ECONOMY – With sale of assets, Vale and Petrobrás are featured
Among the companies that reduced the net debt between June 2016 and June of this year, two Brazilian giants – Vale and Petrobrás – stand out. Pressured by a high degree of leverage, both have been divesting assets to generate cash and relieve debt. The result of this movement was a retraction of 11.15% in the net debt of the oil company and of 17.5% in that of the mining company, according to data from Economática. Petrobras, for example, sold its stake in the Carcará field in the Santos Basin pre-salt to the Norwegian Statoil for $ 2.5 billion. At the end of June, the Brazilian company amounted to R $ 295.3 billion in debt. At Vale, one of the largest operations was the sale of fertilizer assets to Mosaic for – also – $ 2.5 billion.
The company, which ended the second quarter of this year with $ 22.1 billion of net debt, plans to continue divesting in the coming months in an attempt to reach the debt target of $ 15 billion to $ 17 billion. According to the director of treasury and corporate finance of Vale, Sonia Zagury, in addition to the commercialization of assets, an improvement in the market and the end of a cycle of large investments also favored the company’s cash situation and, consequently, the net debt . “The improvement in China’s situation and ore prices has helped speed the debt reduction,” Sonia told the State via e-mail.
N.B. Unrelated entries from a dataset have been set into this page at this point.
@@ -278,6 +318,7 @@
     bn = (long)(orig % nbx) * BN2;
   }
   STAGE_LN2(0);
+  STAGE_COL2(0);
   STAGE_A2(0, 0);
   STAGE_A2(0, 1);
   STAGE_B2(0, 0);
@@ -285,10 +326,20 @@
   STAGE_B2(1, 0);
   STAGE_B2(1, 1);
 
+  constexpr int PRO_LOADS = 12 + (LN_IN ? 1 : 0) + (COLTAB ? 1 : 0);
+  constexpr int PASS_STORES = STATS ? 8 : 4;
+  const bool staged = (c_is_bf16 && EPI_STAGED) || LN_IN || STATS;
+  asm volatile("s_waitcnt vmcnt(0)" ::: "memory");
+
   for (int rep = 0; rep < tiles; rep++) {
     if ((int)blockIdx.x + rep * (int)gridDim.x >= nwg) break;
     f32x4 acc[MFR2][NFR2] = {};
-    asm volatile("s_waitcnt vmcnt(0)" ::: "memory");
+    if (rep > 0) {
+      if (staged)
+        asm volatile("s_waitcnt vmcnt(%0)" ::"n"(4 * PASS_STORES) : "memory");
+      else
+        asm volatile("s_waitcnt vmcnt(0)" ::: "memory");
+    }
     __builtin_amdgcn_s_barrier();
 
 #define PHASE_MFMA2(q)                                                      \
@@ -341,7 +392,11 @@
      \
      \
      \
-    asm volatile("s_waitcnt vmcnt(4)" ::: "memory");                        \
+     \
+     \
+     \
+    asm volatile("s_waitcnt vmcnt(%0)" ::"n"(4 + 4 * PASS_STORES)           \
+                 : "memory");                                               \
     READ_B2(Bt);                                                            \
     READ_A2(At, 0);                                                         \
     if ((t) + 1 < KT) STAGE_A2((t) + 1, 0);                                 \
@@ -394,43 +449,77 @@
 
     const long ebm = bm, ebn = bn;
     __builtin_amdgcn_s_barrier();
-    if (rep + 1 < tiles &&
-        (int)blockIdx.x + (rep + 1) * (int)gridDim.x < nwg) {
-      int orig = (int)blockIdx.x + (rep + 1) * (int)gridDim.x;
-      if (order_mode == 1) orig = xcd_remap(orig, nwg);
-      bm = (long)(orig / nbx) * BM2;
-      bn = (long)(orig % nbx) * BN2;
-      STAGE_LN2((rep + 1) & 1);
-      STAGE_A2(0, 0);
-      STAGE_A2(0, 1);
-      STAGE_B2(0, 0);
-      STAGE_B2(0, 1);
-      STAGE_B2(1, 0);
-      STAGE_B2(1, 1);
-    }
+    int tid_e = tid;
+    asm volatile("" : "+v"(tid_e));
+    {
+    const int tid = tid_e, lane = tid_e & 63, wid = tid_e >> 6;
+    const int waveM = wid >> 2, waveN = wid & 3;
+    const long srow = wid * 16;
+    const bool has_next = rep + 1 < tiles &&
+                          (int)blockIdx.x + (rep + 1) * (int)gridDim.x < nwg;
+    const int n32 = (int)N;
+    const int tile_rows = (int)((M - ebm) < BM2 ? (M - ebm) : BM2);
+    int row_off = (waveM * WM2 + (lane >> 3)) * n32;
+    asm volatile("" : "+v"(row_off));
+    const int col_abs = (int)ebn + waveN * WN2 + (lane & 7) * 8;
+    u32x4 resq[4][4];
+    auto issue_res = [&](int p) {
+      if constexpr (HAS_RES) {
+        const __bf16* rbase = residual + ebm * N;
+        const int last_row = (tile_rows - 1) * n32;
+        const int col = col_abs < n32 ? col_abs : n32 - 8;
+#pragma unroll
+        for (int i = 0; i < 4; i++) {
+          const int ro = row_off + (p * 32 + i * 8) * n32;
+          load16_uncounted(resq[p][i], rbase,
+                           ((ro < last_row ? ro : last_row) + col) * 2);
+        }
+      }
+    };
+    auto next_prologue = [&] {
+      if (has_next) {
+        int orig = (int)blockIdx.x + (rep + 1) * (int)gridDim.x;
+        if (order_mode == 1) orig = xcd_remap(orig, nwg);
+        bm = (long)(orig / nbx) * BM2;
+        bn = (long)(orig % nbx) * BN2;
+        STAGE_LN2((rep + 1) & 1);
+        STAGE_COL2((rep + 1) & 1);
+        STAGE_A2(0, 0);
+        STAGE_A2(0, 1);
+        STAGE_B2(0, 0);
+        STAGE_B2(0, 1);
+        STAGE_B2(1, 0);
+        STAGE_B2(1, 1);
+      }
+    };
 
     const long crow_base = ebm + waveM * WM2 + 4 * (lane >> 4);
     const long ccol_base = ebn + waveN * WN2 + (lane & 15);
-    if ((c_is_bf16 && EPI_STAGED) || LN_IN || STATS) {
+    if (staged) {
+      issue_res(0);
+      issue_res(1);
+      issue_res(2);
+      next_prologue();
       __bf16* slice = A2T(1) + wid * 2048;
-      const long wrow0 = ebm + waveM * WM2;
-      const long wcol0 = ebn + waveN * WN2;
       float bhoist[NFR2] = {};
-      if constexpr (HAS_BIAS) {
+      float shoist[NFR2] = {};
+      if constexpr (COLTAB) {
+        const float* ct = COLTAB_AT(rep & 1) + waveN * WN2 + (lane & 15);
 #pragma unroll
         for (int n = 0; n < NFR2; n++) {
-          const long col = ccol_base + n * FRAG;
-          bhoist[n] = (col < N) ? bias[col] : 0.0f;
+          bhoist[n] = ct[n * FRAG];
+          if constexpr (LN_IN) shoist[n] = ct[BN2 + n * FRAG];
         }
       }
-      float shoist[NFR2] = {};
-      if constexpr (LN_IN) {
-#pragma unroll
-        for (int n = 0; n < NFR2; n++) {
-          const long col = ccol_base + n * FRAG;
-          shoist[n] = (col < N) ? colsum[col] : 0.0f;
-        }
-      }
+      constexpr unsigned OOB = 0x80000000u;
+      const __amdgpu_buffer_rsrc_t c_rsrc = __builtin_amdgcn_make_buffer_rsrc(
+          (__bf16*)C + ebm * N, 0, tile_rows * n32 * 2, 0x00020000);
+      __amdgpu_buffer_rsrc_t s_rsrc = c_rsrc;
+      if constexpr (STATS)
+        s_rsrc = __builtin_amdgcn_make_buffer_rsrc(
+            stats + ebm * (N >> 6), 0, tile_rows * (n32 >> 6) * 8, 0x00020000);
+#define RES_WAIT(p, cnt)                                                    \
+  res_wait<(cnt) + PRO_LOADS, (cnt)>(has_next, resq[p])
 #pragma unroll
       for (int p = 0; p < 4; p++) {
 #pragma unroll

Unlike Vale, most Brazilian companies have not relied on the help of external factors to leverage cash and reduce debt. According to Renato Carvalho Franco, Íntegra’s partner in corporate restructuring, the reduction of companies’ liabilities has come from the sale of assets, the curb on investments to keep capital in cash and cut costs. “The ideal to reduce debt is to generate cash, but companies are not getting it. They have reduced investments to pay banks. “
The general director of business restructuring Alvarez & Marsal in Brazil, Marcelo Gomes, also believes that only cash generation can definitely improve companies’ debt levels. “For this, the economy needs to start recovering, but we’ve started this process already.” Factors such as falling inflation and falling interest also begin to help companies. “But their impact is slow.” Attempted, Petrobrás did not return the interview requests. The information is from the newspaper O Estado de S. Paulo.